AIM OF THE EXERCISE:
The answer must be every line of the records below that contains the word "accumulate".

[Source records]
=== Begin Enclosure ===

__global__ __launch_bounds__(256) void colsum_kernel(const float* dy, int ld, long long M, int C, float* out, float* part,
                                                     unsigned* counters) {
    __shared__ int last_flag;
    const int c = blockIdx.y * blockDim.x + threadIdx.x;
    float acc = 0.f;
    if (c < C) {
        long long row = blockIdx.x;
        const long long st = gridDim.x;
        for (; row + 7 * st < M; row += 8 * st) {
            float v[8];
#pragma unroll
            for (int u = 0; u < 8; ++u) v[u] = dy[(row + u * st) * ld + c];
#pragma unroll
            for (int u = 0; u < 8; ++u) acc += v[u];
        }
        for (; row < M; row += st) acc += dy[row * ld + c];
        p3d_store_wt(part, (size_t)blockIdx.x * C + c, acc);
    }
    if (!p3d_last_block_wt(counters + blockIdx.y, gridDim.x, &last_flag)) return;
    if (c >= C) return;
    float t = 0.f;
    unsigned b = 0;
    for (; b + 7 < gridDim.x; b += 8) {
        float v[8];
#pragma unroll
        for (int u = 0; u < 8; ++u) v[u] = part[(size_t)(b + u) * C + c];
#pragma unroll
        for (int u = 0; u < 8; ++u) t += v[u];
    }
    for (; b < gridDim.x; ++b) t += part[(size_t)b * C + c];
    out[c] += t;
}

__global__ __launch_bounds__(256) void colsum4_kernel(const float* __restrict__ dy, int ld, long long M, int C, float* out,
                                                      float* part, unsigned* counters) {
    __shared__ float4 red[256];
    __shared__ int last_flag;
    const int L = C >> 2, R = 256 / L;
    const int lane = threadIdx.x % L, rs = threadIdx.x / L;
    const bool live = rs < R;
    float4 acc = make_float4(0.f, 0.f, 0.f, 0.f);
    if (live) {
        const long long stride = (long long)gridDim.x * R;
        long long row = (long long)blockIdx.x * R + rs;
        const float* base = dy + lane * 4;
        for (; row + 7 * stride < M; row += 8 * stride) {
            float4 v[8];
#pragma unroll
            for (int u = 0; u < 8; ++u) v[u] = *reinterpret_cast<const float4*>(base + (row + u * stride) * ld);
#pragma unroll
            for (int u = 0; u < 8; ++u) { acc.x += v[u].x; acc.y += v[u].y; acc.z += v[u].z; acc.w += v[u].w; }
        }
        for (; row < M; row += stride) {
            const float4 v = *reinterpret_cast<const float4*>(base + row * ld);
            acc.x += v.x; acc.y += v.y; acc.z += v.z; acc.w += v.w;
        }
    }
    red[threadIdx.x] = acc;
    __syncthreads();
    if (threadIdx.x < L) {
        float4 t = red[threadIdx.x];
        for (int r = 1; r < R; ++r) { const float4 v = red[r * L + threadIdx.x]; t.x += v.x; t.y += v.y; t.z += v.z; t.w += v.w; }
        p3d_store_wt4(part, (size_t)blockIdx.x * C + threadIdx.x * 4, t);
    }
    if (!p3d_last_block_wt(counters, gridDim.x, &last_flag)) return;
    acc = make_float4(0.f, 0.f, 0.f, 0.f);
    if (live) {
        const float* src = part + lane * 4;
        unsigned b = rs;
        for (; b + 7u * R < gridDim.x; b += 8u * R) {
            float4 v[8];
#pragma unroll
            for (int u = 0; u < 8; ++u) v[u] = *reinterpret_cast<const float4*>(src + (size_t)(b + u * R) * C);
#pragma unroll
            for (int u = 0; u < 8; ++u) { acc.x += v[u].x; acc.y += v[u].y; acc.z += v[u].z; acc.w += v[u].w; }
        }
        for (; b < gridDim.x; b += R) {
            const float4 v = *reinterpret_cast<const float4*>(src + (size_t)b * C);
            acc.x += v.x; acc.y += v.y; acc.z += v.z; acc.w += v.w;
        }
    }
    __syncthreads();
    red[threadIdx.x] = acc;
    __syncthreads();
    if (threadIdx.x < L) {
        float4 t = red[threadIdx.x];
        for (int r = 1; r < R; ++r) { const float4 v = red[r * L + threadIdx.x]; t.x += v.x; t.y += v.y; t.z += v.z; t.w += v.w; }
        float4* o = reinterpret_cast<float4*>(out + threadIdx.x * 4);
        float4 cur = *o;
        cur.x += t.x; cur.y += t.y; cur.z += t.z; cur.w += t.w;
        *o = cur;
    }
}

inline unsigned grid_for(long long total, int per_block = 256, int cap = 4096) {
    long long b = (total + per_block - 1) / per_block;
    if (b < 1) b = 1;
    if (b > cap) b = cap;
    return (unsigned)b;
}

}

hipError_t p3d_bn_finalize(const BnParams& bn, long M, int use_batch, int update_moving, float eps, hipStream_t s) {
    if (use_batch && (!bn.statpart || bn.nparts < 1)) return hipErrorInvalidValue;
    if (use_batch && bn.nparts > 64)
        hipLaunchKernelGGL(bn_finalize_kernel<64>, dim3((bn.C + 3) / 4), dim3(256), 0, s, bn, 1.0 / (double)M, use_batch, update_moving, eps);
    else
        hipLaunchKernelGGL(bn_finalize_kernel<16>, dim3((bn.C + 15) / 16), dim3(256), 0, s, bn, 1.0 / (double)M, use_batch, update_moving, eps);
    return hipGetLastError();
}

int p3d_bn_stats_parts(long M, int C) {
    if ((C & 3) || C > 1024 || C < 4) return 0;
    const int rpi = 256 / (C >> 2);
    long long blocks = (M + (long long)rpi * 8 - 1) / ((long long)rpi * 8);
    if (blocks < 1) blocks = 1;
    if (blocks > 512) blocks = 512;
    return (int)blocks;
}

hipError_t p3d_bn_stats(const float* y, int ld, long M, int C, float* statpart, hipStream_t s) {
    if ((C & 3) || C > 1024 || (ld & 3)) return hipErrorInvalidValue;
    const long long blocks = p3d_bn_stats_parts(M, C);
    hipLaunchKernelGGL(bn_stats_kernel, dim3((unsigned)blocks), dim3(256), 0, s, y, ld, (long long)M, C, statpart);
    return hipGetLastError();
}

hipError_t p3d_bn_apply(const BnApplyArgs& a, hipStream_t s) {
    if ((a.C & 3) || (a.ld1 & 3) || (a.ldz & 3)) return hipErrorInvalidValue;
    const unsigned g = grid_for(a.M * (a.C >> 2));
    switch (a.mode) {
        case 0: hipLaunchKernelGGL(bn_apply_kernel<0>, dim3(g), dim3(256), 0, s, a); break;
        case 1: hipLaunchKernelGGL(bn_apply_kernel<1>, dim3(g), dim3(256), 0, s, a); break;
        case 2: hipLaunchKernelGGL(bn_apply_kernel<2>, dim3(g), dim3(256), 0, s, a); break;
        case 3: hipLaunchKernelGGL(bn_apply_kernel<3>, dim3(g), dim3(256), 0, s, a); break;
        case 4: hipLaunchKernelGGL(bn_apply_kernel<4>, dim3(g), dim3(256), 0, s, a); break;
        default: return hipErrorInvalidValue;
    }
    return hipGetLastError();
}

bool p3d_bn_fold_apply_ok(long M, int C, int nparts1, int nparts2, float drop_scale) {
    static const bool off = p3d_tune_env("P3D_BN_FOLD_APPLY") && atoi(p3d_tune_env("P3D_BN_FOLD_APPLY")) == 0;
    return !off && (C % 64) == 0 && nparts1 <= 128 && nparts2 <= 128 && M >= 1024 && !(drop_scale > 0.f);
}
hipError_t p3d_bn_fold_apply(const BnApplyArgs& a, const BnParams& bn1, const BnParams& bn2, int batch1, int batch2, int update_moving,
                             float eps, hipStream_t s) {
    const bool two = a.mode == 2 || a.mode == 3;
    if ((a.ld1 & 3) || (a.ldz & 3) || !p3d_bn_fold_apply_ok(a.M, a.C, batch1 ? bn1.nparts : 0, two && batch2 ? bn2.nparts : 0, a.drop_scale))
        return hipErrorInvalidValue;
    if ((batch1 && (!bn1.statpart || bn1.nparts < 1)) || (two && batch2 && (!bn2.statpart || bn2.nparts < 1))) return hipErrorInvalidValue;
    const int groups = a.C / 64;
    int chunks = 256 / groups;
    if (chunks < 1) chunks = 1;
    long rows = (a.M + chunks - 1) / chunks;
    rows = (rows + 15) / 16 * 16;
    chunks = (int)((a.M + rows - 1) / rows);
    const dim3 g((unsigned)chunks, (unsigned)groups);
    const double invM = 1.0 / (double)a.M;
#define P3D_FA(M_) case M_: hipLaunchKernelGGL(bn_fold_apply_kernel<M_>, g, dim3(256), 0, s, a, bn1, bn2, invM, batch1, batch2, update_moving, eps, (int)rows); break;
    switch (a.mode) { P3D_FA(0) P3D_FA(1) P3D_FA(2) P3D_FA(3) P3D_FA(4) default: return hipErrorInvalidValue; }
#undef P3D_FA
    return hipGetLastError();
}

int p3d_bn_bwd_parts(long M, int C) {
    if ((C & 3) || C > 1024 || C < 4) return 0;
    const int rpi = 256 / (C >> 2);
    long long blocks = (M + (long long)rpi * 8 - 1) / ((long long)rpi * 8);
    if (blocks < 1) blocks = 1;
    if (blocks > 512) blocks = 512;
    return (int)blocks;
}

hipError_t p3d_bn_bwd_reduce(const BnBwdArgs& a, hipStream_t s) {
    if ((a.C & 3) || a.C > 1024 || !a.part1 || a.nparts != p3d_bn_bwd_parts(a.M, a.C)) return hipErrorInvalidValue;
    const unsigned g = (unsigned)a.nparts;
    switch (a.mode) {
        case 0: hipLaunchKernelGGL(bn_bwd_reduce_kernel<0>, dim3(g), dim3(256), 0, s, a); break;
        case 1: hipLaunchKernelGGL(bn_bwd_reduce_kernel<1>, dim3(g), dim3(256), 0, s, a); break;
        case 2: hipLaunchKernelGGL(bn_bwd_reduce_kernel<2>, dim3(g), dim3(256), 0, s, a); break;
        case 3: hipLaunchKernelGGL(bn_bwd_reduce_kernel<3>, dim3(g), dim3(256), 0, s, a); break;
        case 4: hipLaunchKernelGGL(bn_bwd_reduce_kernel<4>, dim3(g), dim3(256), 0, s, a); break;
        default: return hipErrorInvalidValue;
    }
    return hipGetLastError();
}

hipError_t p3d_bn_bwd_finalize(const BnBwdArgs& a, hipStream_t s) {
    const int two = (a.mode == 2 || a.mode == 3) ? 1 : 0;
    if (a.nparts >= 64) hipLaunchKernelGGL(bn_bwd_finalize_kernel<64>, dim3((a.C + 3) / 4), dim3(256), 0, s, a, two);
    else hipLaunchKernelGGL(bn_bwd_finalize_kernel<16>, dim3((a.C + 15) / 16), dim3(256), 0, s, a, two);
    return hipGetLastError();
}

hipError_t p3d_bn_grad_finalize(const BnGradFold& f, hipStream_t s) {
    if (!f.part || f.nparts <= 0) return hipErrorInvalidValue;
    hipLaunchKernelGGL(bn_grad_finalize_kernel, dim3((f.C + 15) / 16), dim3(256), 0, s, f);
    return hipGetLastError();
}

hipError_t p3d_bn_bwd_apply(const BnBwdArgs& a, hipStream_t s) {
    if (a.C & 3) return hipErrorInvalidValue;
    unsigned g = grid_for(a.M * (a.C >> 2));
    switch (a.mode) {
        case 0: hipLaunchKernelGGL(bn_bwd_apply_kernel<0>, dim3(g), dim3(256), 0, s, a); break;
        case 1: hipLaunchKernelGGL(bn_bwd_apply_kernel<1>, dim3(g), dim3(256), 0, s, a); break;
        case 2: hipLaunchKernelGGL(bn_bwd_apply_kernel<2>, dim3(g), dim3(256), 0, s, a); break;
        case 3: hipLaunchKernelGGL(bn_bwd_apply_kernel<3>, dim3(g), dim3(256), 0, s, a); break;
        case 4: hipLaunchKernelGGL(bn_bwd_apply_kernel<4>, dim3(g), dim3(256), 0, s, a); break;
        default: return hipErrorInvalidValue;
    }
    return hipGetLastError();
}

hipError_t p3d_maxpool_fwd(const PoolArgs& a, hipStream_t s) {
    if (a.C & 3) return hipErrorInvalidValue;
    const long long total = (long long)a.N * a.Do * a.Ho * a.Wo * (a.C >> 2);
    hipLaunchKernelGGL(maxpool_fwd_kernel, dim3(grid_for(total)), dim3(256), 0, s, a);
    return hipGetLastError();
}

__device__ __forceinline__ bool pool_hit(float v, float y) { return v == y || (v != v && y != y); }
__global__ __launch_bounds__(256) void maxpool_bwd_disjoint_kernel(PoolArgs a, int accumulate) {
    p3d_warm_kernarg_lines<(int)(sizeof(PoolArgs) / 64)>();
    P3D_CHAIN_PRIO();
    const int c4n = a.C >> 2;
    const long long total = (long long)a.N * a.Do * a.Ho * a.Wo * c4n;
    for (long long i = (long long)blockIdx.x * blockDim.x + threadIdx.x; i < total; i += (long long)gridDim.x * blockDim.x) {
        long long pos = i / c4n;
        const int c = (int)(i - pos * c4n) << 2;
        const long long opos = pos;
        const int ow = (int)(pos % a.Wo); pos /= a.Wo;
        const int oh = (int)(pos % a.Ho); pos /= a.Ho;
        const int od = (int)(pos % a.Do); const int n = (int)(pos / a.Do);
        const float4 g = ld4(a.dy + opos * a.lddy + c);
        const float4 y = ld4(a.y + opos * a.ldy + c);
        float4 left = g;
        bool done[4] = {false, false, false, false};
        for (int kd = 0; kd < a.kd; ++kd)
            for (int kh = 0; kh < a.kh; ++kh)
                for (int kw = 0; kw < a.kw; ++kw) {
                    const long long ipos = (((long long)n * a.Di + od * a.sd + kd) * a.Hi + oh * a.sh + kh) * a.Wi + ow * a.sw + kw;
                    const float4 v = ld4(a.x + ipos * a.ldx + c);
                    float4 d = f4(0.f);
                    if (!done[0] && pool_hit(v.x, y.x)) { d.x = left.x; done[0] = true; }
                    if (!done[1] && pool_hit(v.y, y.y)) { d.y = left.y; done[1] = true; }
                    if (!done[2] && pool_hit(v.z, y.z)) { d.z = left.z; done[2] = true; }
                    if (!done[3] && pool_hit(v.w, y.w)) { d.w = left.w; done[3] = true; }
                    float* dst = a.dx + ipos * a.lddx + c;
                    if (accumulate) d = add4(d, ld4(dst));
                    st4(dst, d);
                }
    }
}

=== End Enclosure ===

SOLUTION TO THIS EXERCISE:
__global__ __launch_bounds__(256) void maxpool_bwd_disjoint_kernel(PoolArgs a, int accumulate) {
                    if (accumulate) d = add4(d, ld4(dst));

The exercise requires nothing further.